1. Field of the Invention
The present invention relates, in general, to semiconductor flash memory devices and, more particularly, to semiconductor flash memory devices and methods of fabricating the same that can reduce an electron trap phenomenon after a sidewall oxide layer of a gate electrode is formed.
2. Description of the Related Art
In general, data stored in a semiconductor flash memory device persists even when power to the flash memory is turned off. This persistent characteristic of flash memory makes flash memory useful for data storage in applications such as PC bios, set-top boxes, printers, and network servers. In recent years, flash memory has also been widely used in portable devices such as digital cameras and mobile phones.

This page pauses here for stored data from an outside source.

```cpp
// ... 407 lines not shown
        return radius_search<T>(b, LEAF_TRIANGLE, prims, queries, n, flags, counts, offsets, list_prims, list_dist, cnt, s); } \
    int bvh##S##_radius_search_sphere(const bvh##S* b, const T* prims, const T* queries, size_t n, unsigned flags, uint32_t* counts, \
                                      const uint64_t* offsets, uint32_t* list_prims, T* list_dist, bvh_amd_counters* cnt, void* s) { \
        return radius_search<T>(b, LEAF_SPHERE, prims, queries, n, flags, counts, offsets, list_prims, list_dist, cnt, s); } \
    int bvh##S##_knn_tri(const bvh##S* b, const T* prims, const T* queries, size_t n, unsigned k, unsigned flags, uint32_t* out_prims, \
                         T* out_dist, uint32_t* counts, bvh_amd_counters* cnt, void* s) {                           \
        return knn<T>(b, LEAF_TRIANGLE, prims, queries, n, k, flags, out_prims, out_dist, counts, cnt, s); }        \
    int bvh##S##_knn_sphere(const bvh##S* b, const T* prims, const T* queries, size_t n, unsigned k, unsigned flags, uint32_t* out_prims, \
                            T* out_dist, uint32_t* counts, bvh_amd_counters* cnt, void* s) {                        \
        return knn<T>(b, LEAF_SPHERE, prims, queries, n, k, flags, out_prims, out_dist, counts, cnt, s); }          \
    int bvh##S##_prepare_trace(const bvh##S* b, size_t n_rays_hint, void* s) {                                      \
        if (!b) return fail(BVH_AMD_ERR_ARG, "prepare_trace: null bvh");                                            \
        int cur = -1;                                                                                               \
        BVH_HIP_TRY(hipGetDevice(&cur), BVH_AMD_ERR_HIP);                                                           \
        if (cur != impl<T>(b)->device) return fail(BVH_AMD_ERR_ARG, "prepare_trace: BVH lives on another device than the current one"); \
        return prepare_trace<T>(*impl<T>(b), n_rays_hint, static_cast<hipStream_t>(s)); }

BVH_AMD_IMPL(float, 3f)
BVH_AMD_IMPL(double, 3d)

#define BVH_AMD_IMPL_RAY(T, S, CB, VIS, D, IMPL)                                                                         \
    void bvh##S##_intersect_ray(const bvh##S* b, const bvh_ray##S* r, const CB* cb) { intersect_ray_legacy<T, D>(IMPL<T>(b), r, cb, 0u); } \
    void bvh##S##_intersect_ray_any(const bvh##S* b, const bvh_ray##S* r, const CB* cb) {                           \
        intersect_ray_legacy<T, D>(IMPL<T>(b), r, cb, BVH_AMD_RAY_ANY_HIT); }                                        \
    void bvh##S##_intersect_ray_robust(const bvh##S* b, const bvh_ray##S* r, const CB* cb) {                        \
        intersect_ray_legacy<T, D>(IMPL<T>(b), r, cb, BVH_AMD_RAY_ROBUST); }                                         \
    void bvh##S##_intersect_ray_any_robust(const bvh##S* b, const bvh_ray##S* r, const CB* cb) {                    \
        intersect_ray_legacy<T, D>(IMPL<T>(b), r, cb, BVH_AMD_RAY_ANY_HIT | BVH_AMD_RAY_ROBUST); }                   \
    int bvh##S##_intersect_ray_visit(const bvh##S* b, const bvh_ray##S* r, size_t start, unsigned flags, const VIS* v) { \
        if (!v || !v->leaf_fn) return fail(BVH_AMD_ERR_ARG, "intersect_ray_visit: null visitor");                   \
        return intersect_ray_visit<T, D>(IMPL<T>(b), r, start, flags, v->leaf_fn, v->inner_fn, v->user_data); }
// ... 127 lines not shown
```
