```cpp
int costa_hip_plan_export_device(int device, int n, const costa_layout_t* A, const costa_layout_t* C,
                                 const char* trans, const void* alpha, const void* beta, int rank,
                                 int nranks, costa_plan_info_t* info, costa_tile_op_t* local_ops,
                                 costa_tile_op_t* pack_ops, costa_tile_op_t* unpack_ops,
                                 int64_t* send_counts, int64_t* send_displs, int64_t* recv_counts,
                                 int64_t* recv_displs, void* scalars) {
    device_restore keep;
    return export_plan(
        [&](const std::vector<job>& jobs) {
            auto p = costa::engine::make_plan_device(jobs, rank, nranks, 0, device, nullptr);
            if (!p)
                throw costa::engine::error(COSTA_ERR_ARG,
                                           "costa: the device planner does not apply to these "
                                           "layouts (local blocks are not exactly the rank's grid "
                                           "cells)");
            return p;
        },
        n, A, C, trans, alpha, beta, rank, nranks, info, local_ops, pack_ops, unpack_ops,
        send_counts, send_displs, recv_counts, recv_displs, scalars);
}

int costa_hip_set_planner(int mode) {
    return guarded([&] {
        if (mode < 0 || mode > 2) throw costa::engine::error(COSTA_ERR_ARG, "mode must be 0, 1 or 2");
        costa::engine::set_planner_mode(mode);
    });
}

int costa_hip_set_list_builder(int mode) {
    return guarded([&] {
        if (mode < 0 || mode > 2) throw costa::engine::error(COSTA_ERR_ARG, "mode must be 0, 1 or 2");
        costa::engine::set_list_builder_mode(mode);
    });
}

int costa_hip_work_export(int dtype, const costa_tile_op_t* ops, int64_t n_ops, int kind, int device,
                          costa_tile_op_t* ordered, int64_t cap_ordered, uint64_t* work,
                          int64_t cap_work, int64_t* meta) {
    auto body = [&] {
        if (!meta || (n_ops > 0 && !ops) || n_ops < 0) throw costa::engine::error(COSTA_ERR_ARG, "null argument");
        if (dtype < COSTA_FLOAT || dtype > COSTA_INT32) throw costa::engine::error(COSTA_ERR_ARG, "bad dtype");
        if (kind < 0 || kind > 2) throw costa::engine::error(COSTA_ERR_ARG, "kind must be 0, 1 or 2");
        std::vector<costa_tile_op_t> in(ops, ops + n_ops), o;
        std::vector<uint64_t> w;
        costa::engine::work_split ws;
        const bool on_gpu = costa::engine::work_export(
            costa_dtype_t(dtype), in, costa::engine::list_kind(kind), device, o, w, ws);
        const int64_t m[12] = {ws.n_large, ws.n_medium, ws.n_skew, ws.n_cblock, ws.cblock_lds, ws.cb_map,
                               ws.tiny_first, ws.n_tiny, int64_t(o.size()), int64_t(w.size()), on_gpu,
                               int64_t(ws.tr_shape) | int64_t(ws.sq) << 1 | int64_t(ws.full) << 2 |
                                   int64_t(ws.med_full) << 3 | int64_t(ws.med_sq) << 4 |
                                   int64_t(ws.skew_wide) << 5};
        std::memcpy(meta, m, sizeof(m));
        if (ordered && cap_ordered >= int64_t(o.size()) && !o.empty())
            std::memcpy(ordered, o.data(), o.size() * sizeof(o[0]));
        if (work && cap_work >= int64_t(w.size()) && !w.empty()) std::memcpy(work, w.data(), w.size() * sizeof(w[0]));
    };
    return device >= 0 ? gpu_guarded(body) : guarded(body);
}

int costa_hip_set_profiling(int on) {
// ... 138 lines not shown
```

### costa_amd/csrc/engine.cpp

```cpp
#include <exception>
#include <thread>
#include "engine.hpp"

#include <hip/hip_runtime.h>
#include <rccl/rccl.h>
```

In an electrically erasable programmable read-only memory (EEPROM) type flash memory device capable of electrically erasing data in memory cells on a batch or sector basis, channel hot electrons are formed on the drain during programming. These channel hot electrons then accumulate on the floating gate, thus increasing the threshold voltage of a cell transistor. However, during erasure of the flash memory device, a high voltage is generated between the source/drain/substrate and the floating gate and electrons accumulated on the floating gate are discharged, thus lowering the threshold voltage of the cell transistor.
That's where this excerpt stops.